## Task prompt
The answer should consist of each line from the data below that includes "threadIdx".

Dataset entries:

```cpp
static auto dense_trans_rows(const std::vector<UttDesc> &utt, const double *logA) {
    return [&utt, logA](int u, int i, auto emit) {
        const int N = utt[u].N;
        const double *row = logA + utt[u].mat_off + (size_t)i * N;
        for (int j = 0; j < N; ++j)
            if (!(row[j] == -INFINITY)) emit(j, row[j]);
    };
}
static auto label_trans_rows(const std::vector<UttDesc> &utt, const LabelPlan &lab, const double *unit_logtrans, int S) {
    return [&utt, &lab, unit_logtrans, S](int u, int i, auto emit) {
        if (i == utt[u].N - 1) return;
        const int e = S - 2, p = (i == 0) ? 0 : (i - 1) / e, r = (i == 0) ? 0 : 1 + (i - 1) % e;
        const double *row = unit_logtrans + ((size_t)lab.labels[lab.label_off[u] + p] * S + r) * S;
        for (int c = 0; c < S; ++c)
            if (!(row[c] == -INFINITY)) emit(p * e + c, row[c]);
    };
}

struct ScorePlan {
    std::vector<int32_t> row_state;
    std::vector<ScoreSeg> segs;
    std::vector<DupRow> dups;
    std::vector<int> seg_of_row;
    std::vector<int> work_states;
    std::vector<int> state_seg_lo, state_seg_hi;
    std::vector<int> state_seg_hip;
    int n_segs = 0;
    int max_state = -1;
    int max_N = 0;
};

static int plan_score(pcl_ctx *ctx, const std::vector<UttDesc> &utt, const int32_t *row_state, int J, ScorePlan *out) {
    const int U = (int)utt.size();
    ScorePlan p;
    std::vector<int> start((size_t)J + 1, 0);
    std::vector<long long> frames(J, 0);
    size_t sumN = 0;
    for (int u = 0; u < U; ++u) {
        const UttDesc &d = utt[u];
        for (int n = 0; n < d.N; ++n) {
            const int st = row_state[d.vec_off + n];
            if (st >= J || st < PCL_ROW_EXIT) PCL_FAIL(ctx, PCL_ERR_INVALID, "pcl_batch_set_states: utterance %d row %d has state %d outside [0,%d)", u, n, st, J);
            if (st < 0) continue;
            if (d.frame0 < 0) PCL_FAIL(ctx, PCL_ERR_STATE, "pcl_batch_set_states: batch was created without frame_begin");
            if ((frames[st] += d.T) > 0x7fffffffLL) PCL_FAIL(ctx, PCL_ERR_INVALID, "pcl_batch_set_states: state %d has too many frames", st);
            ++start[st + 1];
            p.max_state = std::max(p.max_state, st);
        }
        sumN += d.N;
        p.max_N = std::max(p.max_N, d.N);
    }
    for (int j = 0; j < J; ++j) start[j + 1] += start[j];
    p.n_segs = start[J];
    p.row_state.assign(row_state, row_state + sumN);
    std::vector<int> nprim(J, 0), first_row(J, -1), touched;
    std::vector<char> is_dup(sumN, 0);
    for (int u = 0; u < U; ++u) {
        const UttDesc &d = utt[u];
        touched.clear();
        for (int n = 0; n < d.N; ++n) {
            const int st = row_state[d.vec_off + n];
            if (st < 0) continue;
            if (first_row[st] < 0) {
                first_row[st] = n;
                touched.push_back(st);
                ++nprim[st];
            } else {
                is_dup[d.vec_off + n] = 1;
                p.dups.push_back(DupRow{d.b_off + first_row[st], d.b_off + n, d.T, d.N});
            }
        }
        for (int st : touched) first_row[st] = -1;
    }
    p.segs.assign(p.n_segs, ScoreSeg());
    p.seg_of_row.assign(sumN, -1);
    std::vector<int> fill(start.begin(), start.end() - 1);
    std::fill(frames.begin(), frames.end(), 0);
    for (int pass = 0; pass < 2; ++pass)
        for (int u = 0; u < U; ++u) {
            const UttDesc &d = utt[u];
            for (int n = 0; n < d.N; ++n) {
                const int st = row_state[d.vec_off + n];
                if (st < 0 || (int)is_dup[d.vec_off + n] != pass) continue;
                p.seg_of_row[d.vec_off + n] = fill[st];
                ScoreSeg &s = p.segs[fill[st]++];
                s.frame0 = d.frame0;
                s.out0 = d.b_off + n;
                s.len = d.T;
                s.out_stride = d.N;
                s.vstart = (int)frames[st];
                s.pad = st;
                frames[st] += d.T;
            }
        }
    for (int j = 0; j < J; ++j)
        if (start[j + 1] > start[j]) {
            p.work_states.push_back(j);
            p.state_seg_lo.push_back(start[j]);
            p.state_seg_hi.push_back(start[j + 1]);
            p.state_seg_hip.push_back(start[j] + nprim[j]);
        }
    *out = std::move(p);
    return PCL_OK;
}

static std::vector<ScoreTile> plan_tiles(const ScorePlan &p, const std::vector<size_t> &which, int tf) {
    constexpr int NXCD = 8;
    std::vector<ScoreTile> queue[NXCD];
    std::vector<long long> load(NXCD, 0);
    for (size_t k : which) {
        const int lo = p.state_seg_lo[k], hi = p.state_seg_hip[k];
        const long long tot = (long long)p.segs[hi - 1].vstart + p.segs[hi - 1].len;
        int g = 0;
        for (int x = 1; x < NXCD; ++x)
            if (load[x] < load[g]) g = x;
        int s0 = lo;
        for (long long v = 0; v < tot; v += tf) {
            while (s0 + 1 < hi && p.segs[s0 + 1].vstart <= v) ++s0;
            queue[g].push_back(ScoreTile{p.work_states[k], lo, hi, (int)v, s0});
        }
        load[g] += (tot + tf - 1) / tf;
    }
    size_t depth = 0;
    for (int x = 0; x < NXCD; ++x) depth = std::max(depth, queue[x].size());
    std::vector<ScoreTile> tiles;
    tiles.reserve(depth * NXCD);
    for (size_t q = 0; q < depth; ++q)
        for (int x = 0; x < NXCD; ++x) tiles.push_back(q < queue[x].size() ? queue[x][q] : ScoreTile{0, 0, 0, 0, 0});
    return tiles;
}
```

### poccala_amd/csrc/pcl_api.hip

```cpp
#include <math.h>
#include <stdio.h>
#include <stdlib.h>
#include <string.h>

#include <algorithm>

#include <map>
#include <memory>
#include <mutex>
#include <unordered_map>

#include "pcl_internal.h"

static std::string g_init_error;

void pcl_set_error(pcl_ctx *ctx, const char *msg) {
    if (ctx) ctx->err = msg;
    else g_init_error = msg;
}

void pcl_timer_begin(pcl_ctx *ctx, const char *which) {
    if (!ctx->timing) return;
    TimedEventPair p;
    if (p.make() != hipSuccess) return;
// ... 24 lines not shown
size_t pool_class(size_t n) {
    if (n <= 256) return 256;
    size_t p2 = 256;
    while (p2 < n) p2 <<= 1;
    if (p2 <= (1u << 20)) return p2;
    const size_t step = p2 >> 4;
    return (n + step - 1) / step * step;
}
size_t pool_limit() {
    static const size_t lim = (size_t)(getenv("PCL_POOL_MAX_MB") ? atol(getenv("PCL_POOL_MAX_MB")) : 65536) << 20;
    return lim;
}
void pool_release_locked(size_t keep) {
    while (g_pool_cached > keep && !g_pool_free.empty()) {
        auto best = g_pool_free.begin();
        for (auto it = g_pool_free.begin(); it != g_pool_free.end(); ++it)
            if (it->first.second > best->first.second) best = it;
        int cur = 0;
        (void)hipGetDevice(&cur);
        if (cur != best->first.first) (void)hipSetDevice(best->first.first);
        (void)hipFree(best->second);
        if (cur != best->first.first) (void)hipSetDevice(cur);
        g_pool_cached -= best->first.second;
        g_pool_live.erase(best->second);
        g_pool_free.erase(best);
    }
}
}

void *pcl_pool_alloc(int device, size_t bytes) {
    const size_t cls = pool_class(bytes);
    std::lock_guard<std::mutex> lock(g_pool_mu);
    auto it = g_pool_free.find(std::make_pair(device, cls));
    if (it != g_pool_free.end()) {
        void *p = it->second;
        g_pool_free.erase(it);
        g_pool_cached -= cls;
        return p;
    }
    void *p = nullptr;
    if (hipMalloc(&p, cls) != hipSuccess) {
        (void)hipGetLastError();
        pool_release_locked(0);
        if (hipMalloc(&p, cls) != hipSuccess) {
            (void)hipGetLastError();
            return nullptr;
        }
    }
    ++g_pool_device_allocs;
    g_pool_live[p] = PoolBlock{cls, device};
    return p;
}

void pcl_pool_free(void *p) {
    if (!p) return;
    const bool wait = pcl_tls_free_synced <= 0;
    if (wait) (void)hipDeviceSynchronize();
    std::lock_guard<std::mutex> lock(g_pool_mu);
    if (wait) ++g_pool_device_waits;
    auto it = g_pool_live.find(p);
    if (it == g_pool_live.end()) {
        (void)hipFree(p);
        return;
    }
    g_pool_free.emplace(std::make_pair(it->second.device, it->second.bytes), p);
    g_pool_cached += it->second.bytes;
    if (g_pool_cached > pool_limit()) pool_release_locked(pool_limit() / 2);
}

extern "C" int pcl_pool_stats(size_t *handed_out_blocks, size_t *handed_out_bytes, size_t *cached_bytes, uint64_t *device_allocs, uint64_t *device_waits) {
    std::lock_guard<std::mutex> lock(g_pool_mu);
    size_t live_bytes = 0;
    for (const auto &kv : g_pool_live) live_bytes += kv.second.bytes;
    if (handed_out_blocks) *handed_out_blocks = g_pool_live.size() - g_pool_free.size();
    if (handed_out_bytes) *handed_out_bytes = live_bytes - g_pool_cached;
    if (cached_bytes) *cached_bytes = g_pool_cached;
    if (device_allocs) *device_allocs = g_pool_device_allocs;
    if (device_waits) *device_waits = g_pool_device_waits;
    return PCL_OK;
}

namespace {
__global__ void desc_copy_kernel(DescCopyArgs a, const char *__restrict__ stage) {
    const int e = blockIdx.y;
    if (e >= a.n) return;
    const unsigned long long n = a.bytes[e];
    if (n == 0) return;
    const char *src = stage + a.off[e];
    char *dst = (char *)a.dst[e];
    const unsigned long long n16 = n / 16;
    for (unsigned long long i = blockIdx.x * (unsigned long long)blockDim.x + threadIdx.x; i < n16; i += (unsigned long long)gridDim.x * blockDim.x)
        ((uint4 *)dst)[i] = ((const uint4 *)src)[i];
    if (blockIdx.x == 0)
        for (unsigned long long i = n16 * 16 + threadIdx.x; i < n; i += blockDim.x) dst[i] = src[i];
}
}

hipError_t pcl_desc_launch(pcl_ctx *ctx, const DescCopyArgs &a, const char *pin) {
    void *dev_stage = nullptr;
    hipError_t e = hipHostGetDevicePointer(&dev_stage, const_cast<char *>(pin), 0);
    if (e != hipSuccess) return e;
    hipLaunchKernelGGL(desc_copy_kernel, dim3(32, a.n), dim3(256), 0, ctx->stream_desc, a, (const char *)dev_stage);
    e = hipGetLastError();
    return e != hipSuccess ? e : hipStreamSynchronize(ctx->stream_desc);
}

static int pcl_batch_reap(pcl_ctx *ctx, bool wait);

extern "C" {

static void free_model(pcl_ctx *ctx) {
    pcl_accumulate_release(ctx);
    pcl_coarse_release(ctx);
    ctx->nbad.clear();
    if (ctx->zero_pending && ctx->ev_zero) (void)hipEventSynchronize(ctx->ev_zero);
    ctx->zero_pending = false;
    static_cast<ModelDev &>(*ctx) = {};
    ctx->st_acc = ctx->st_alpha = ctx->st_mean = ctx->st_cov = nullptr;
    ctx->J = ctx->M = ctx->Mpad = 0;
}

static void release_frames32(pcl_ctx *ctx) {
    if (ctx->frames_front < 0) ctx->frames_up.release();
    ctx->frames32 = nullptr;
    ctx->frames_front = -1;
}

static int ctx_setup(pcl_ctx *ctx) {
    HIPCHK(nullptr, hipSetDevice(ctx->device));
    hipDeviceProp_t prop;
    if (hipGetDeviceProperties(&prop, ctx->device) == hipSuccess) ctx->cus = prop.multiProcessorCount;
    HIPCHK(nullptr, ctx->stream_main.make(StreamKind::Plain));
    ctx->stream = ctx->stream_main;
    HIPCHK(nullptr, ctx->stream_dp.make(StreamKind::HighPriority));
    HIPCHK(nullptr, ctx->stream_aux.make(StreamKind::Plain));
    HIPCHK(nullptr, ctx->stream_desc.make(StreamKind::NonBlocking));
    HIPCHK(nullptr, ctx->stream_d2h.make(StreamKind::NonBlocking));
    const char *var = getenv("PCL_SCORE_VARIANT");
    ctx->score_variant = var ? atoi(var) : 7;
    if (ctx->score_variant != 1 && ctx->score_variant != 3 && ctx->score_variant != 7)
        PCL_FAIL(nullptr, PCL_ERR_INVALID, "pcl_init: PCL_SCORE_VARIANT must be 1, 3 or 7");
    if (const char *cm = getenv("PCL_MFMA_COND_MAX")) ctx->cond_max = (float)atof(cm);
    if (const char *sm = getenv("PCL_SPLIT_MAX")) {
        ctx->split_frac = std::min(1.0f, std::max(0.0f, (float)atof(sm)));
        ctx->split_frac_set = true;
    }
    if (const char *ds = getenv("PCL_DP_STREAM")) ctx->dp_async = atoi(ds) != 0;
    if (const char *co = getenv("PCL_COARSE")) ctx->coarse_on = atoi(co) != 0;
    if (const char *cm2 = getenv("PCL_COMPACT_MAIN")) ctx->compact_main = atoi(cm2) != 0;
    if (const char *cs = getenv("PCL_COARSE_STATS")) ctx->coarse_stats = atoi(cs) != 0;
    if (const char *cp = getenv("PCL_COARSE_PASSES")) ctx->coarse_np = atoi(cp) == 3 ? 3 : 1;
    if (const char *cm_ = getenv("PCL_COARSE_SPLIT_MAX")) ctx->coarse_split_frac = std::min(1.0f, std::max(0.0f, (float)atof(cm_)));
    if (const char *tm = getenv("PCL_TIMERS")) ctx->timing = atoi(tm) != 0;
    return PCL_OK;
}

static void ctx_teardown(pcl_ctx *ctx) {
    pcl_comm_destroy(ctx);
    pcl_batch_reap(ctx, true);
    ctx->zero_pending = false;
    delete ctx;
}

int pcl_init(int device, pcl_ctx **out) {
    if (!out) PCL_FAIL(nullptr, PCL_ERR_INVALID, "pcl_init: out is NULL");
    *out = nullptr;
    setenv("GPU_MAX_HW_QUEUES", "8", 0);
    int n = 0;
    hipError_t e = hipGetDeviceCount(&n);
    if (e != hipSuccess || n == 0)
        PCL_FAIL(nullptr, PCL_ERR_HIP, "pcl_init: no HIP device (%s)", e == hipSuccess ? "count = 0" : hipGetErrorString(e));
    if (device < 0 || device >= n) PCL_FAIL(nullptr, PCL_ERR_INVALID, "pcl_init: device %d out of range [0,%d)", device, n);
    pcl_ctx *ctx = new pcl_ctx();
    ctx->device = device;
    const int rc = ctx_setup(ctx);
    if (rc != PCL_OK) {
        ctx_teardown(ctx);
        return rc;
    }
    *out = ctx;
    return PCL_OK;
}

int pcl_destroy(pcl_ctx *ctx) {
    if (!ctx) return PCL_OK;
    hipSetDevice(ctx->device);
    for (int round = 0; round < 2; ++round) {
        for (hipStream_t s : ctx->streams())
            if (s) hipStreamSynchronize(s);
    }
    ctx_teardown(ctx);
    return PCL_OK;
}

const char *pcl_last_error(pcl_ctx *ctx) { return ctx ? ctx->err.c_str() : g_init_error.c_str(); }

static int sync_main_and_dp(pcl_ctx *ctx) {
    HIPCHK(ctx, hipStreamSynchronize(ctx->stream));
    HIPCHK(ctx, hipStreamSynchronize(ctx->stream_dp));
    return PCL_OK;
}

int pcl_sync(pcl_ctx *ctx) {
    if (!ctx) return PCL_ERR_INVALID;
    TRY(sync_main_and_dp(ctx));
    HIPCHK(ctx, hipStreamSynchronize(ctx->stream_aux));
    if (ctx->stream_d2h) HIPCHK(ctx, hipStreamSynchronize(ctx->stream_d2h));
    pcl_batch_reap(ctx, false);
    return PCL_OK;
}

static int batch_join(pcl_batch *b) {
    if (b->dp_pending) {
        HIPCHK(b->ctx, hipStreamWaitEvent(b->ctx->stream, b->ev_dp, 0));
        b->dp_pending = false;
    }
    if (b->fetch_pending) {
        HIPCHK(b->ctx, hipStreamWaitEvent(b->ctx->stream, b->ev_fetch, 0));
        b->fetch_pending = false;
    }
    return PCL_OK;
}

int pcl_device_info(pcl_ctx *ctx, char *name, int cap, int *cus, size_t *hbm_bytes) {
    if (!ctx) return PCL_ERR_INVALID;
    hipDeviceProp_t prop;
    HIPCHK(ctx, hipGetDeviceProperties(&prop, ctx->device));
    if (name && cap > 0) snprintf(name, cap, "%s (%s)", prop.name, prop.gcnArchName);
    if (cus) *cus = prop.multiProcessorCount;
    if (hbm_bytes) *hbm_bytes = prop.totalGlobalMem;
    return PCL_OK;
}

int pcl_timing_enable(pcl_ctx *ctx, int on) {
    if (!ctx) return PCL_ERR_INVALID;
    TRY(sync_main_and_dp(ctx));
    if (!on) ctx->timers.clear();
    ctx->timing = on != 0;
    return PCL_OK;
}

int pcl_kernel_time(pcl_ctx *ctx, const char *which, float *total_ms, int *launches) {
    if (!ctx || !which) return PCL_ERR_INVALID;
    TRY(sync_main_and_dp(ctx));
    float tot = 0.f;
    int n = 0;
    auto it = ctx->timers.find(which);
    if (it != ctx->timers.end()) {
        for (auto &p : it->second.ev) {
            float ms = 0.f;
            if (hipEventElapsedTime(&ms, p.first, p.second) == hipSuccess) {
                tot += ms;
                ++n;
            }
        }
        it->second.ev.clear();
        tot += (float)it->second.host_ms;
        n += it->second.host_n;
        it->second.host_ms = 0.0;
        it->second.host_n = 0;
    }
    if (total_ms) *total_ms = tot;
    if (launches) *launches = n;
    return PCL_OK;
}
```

## Written solution
    for (unsigned long long i = blockIdx.x * (unsigned long long)blockDim.x + threadIdx.x; i < n16; i += (unsigned long long)gridDim.x * blockDim.x)
        for (unsigned long long i = n16 * 16 + threadIdx.x; i < n; i += blockDim.x) dst[i] = src[i];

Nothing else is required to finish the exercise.